[Required work]
Only the lines with "void" in the entries below belong in the answer; please copy them.

(Collected data entries)
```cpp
extern "C" int cobevt_proj_chain_kv(const void* a, const void* const* ptrs, const int* dims, float eps_next, hipStream_t stream) {
    if (!a || !ptrs || !dims) return COBEVT_ERR_ARG;
    if (dims[0] != 0) return COBEVT_ERR_UNSUPPORTED;
    ProjChainKParams p;
    p.a = (const bf16_t*)a;
    p.M = dims[1]; p.K = dims[2]; p.Nn = dims[3]; p.next_ln = dims[4];
    const int nsides = dims[5];
    p.eps_next = eps_next;
    if (nsides < 1 || nsides > 2) return COBEVT_ERR_ARG;
    if (p.M < 1 || p.K < 256 || p.K > 512 || p.K % 128) return COBEVT_ERR_SHAPE;
    if (p.Nn < 8 || p.Nn % 8 || p.Nn > kNnMax) return COBEVT_ERR_SHAPE;
    for (int s = 0; s < 2; ++s) {
        const void* const* q = ptrs + 9 * (s < nsides ? s : 0);
        ProjChainKSide& sd = p.side[s];
        sd.pre_scale = (const float*)q[0]; sd.pre_shift = (const float*)q[1];
        sd.wp = (const uint4*)q[2]; sd.bp = (const float*)q[3]; sd.skip = (const bf16_t*)q[4];
        sd.wn = (const uint4*)q[5]; sd.bn = (const float*)q[6];
        sd.out = (bf16_t*)q[7]; sd.out_next = (bf16_t*)q[8];
        sd.pre_relu = dims[6 + 2 * (s < nsides ? s : 0)];
        sd.skip_rows = dims[7 + 2 * (s < nsides ? s : 0)] > 0 ? dims[7 + 2 * (s < nsides ? s : 0)] : p.M;
        if (!sd.wp || !sd.wn || !sd.out_next) return COBEVT_ERR_ARG;
        if ((sd.pre_scale == nullptr) != (sd.pre_shift == nullptr)) return COBEVT_ERR_ARG;
        if (sd.skip_rows > p.M || p.M % sd.skip_rows) return COBEVT_ERR_SHAPE;
    }
    switch (p.K / 128) {
        case 2: launch<2>(p, nsides, stream); break;
        case 3: launch<3>(p, nsides, stream); break;
        default: launch<4>(p, nsides, stream); break;
    }
    return hipGetLastError() == hipSuccess ? COBEVT_OK : COBEVT_ERR_LAUNCH;
}
```

### cobevt_amd/csrc/row_chain.hip

```cpp
#include "row_chain.hpp"

namespace cobevt {

constexpr int kRcRow = 256 + 16;
constexpr int kRcHRow = 512 + 16;
template <int ROWS> struct RcLds {
    static constexpr int A = 0;
    static constexpr int Y = A + ROWS * kRcRow;
    static constexpr int H = Y + ROWS * kRcRow;
    static constexpr int TOTAL = H + ROWS * kRcHRow;
    static constexpr int BIAS = TOTAL;
    static constexpr int BYTES = TOTAL + 4 * 1536;
};
constexpr int kRcBp = 0, kRcB1 = 128, kRcB2 = 384, kRcPg = 512, kRcPb = 640, kRcBn = 768, kRcBnMax = 768, kRcBiasFloats = 1536;

__device__ __forceinline__ void rc_normalise(float (&v)[16], int sub, int C, float eps) {
    float s = 0.f;
#pragma unroll
    for (int e = 0; e < 16; ++e) s += v[e];
    s += __shfl_xor(s, 1, 64); s += __shfl_xor(s, 2, 64); s += __shfl_xor(s, 4, 64);
    const float mean = s / (float)C;
    float q = 0.f;
#pragma unroll
    for (int e = 0; e < 16; ++e) { const float d = (sub * 16 + e) < C ? v[e] - mean : 0.f; q += d * d; }
    q += __shfl_xor(q, 1, 64); q += __shfl_xor(q, 2, 64); q += __shfl_xor(q, 4, 64);
    const float rstd = rsqrtf(q / (float)C + eps);
#pragma unroll
    for (int e = 0; e < 16; ++e) v[e] = (sub * 16 + e) < C ? (v[e] - mean) * rstd : 0.f;
}
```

[Answer to the problem]
extern "C" int cobevt_proj_chain_kv(const void* a, const void* const* ptrs, const int* dims, float eps_next, hipStream_t stream) {
        const void* const* q = ptrs + 9 * (s < nsides ? s : 0);
__device__ __forceinline__ void rc_normalise(float (&v)[16], int sub, int C, float eps) {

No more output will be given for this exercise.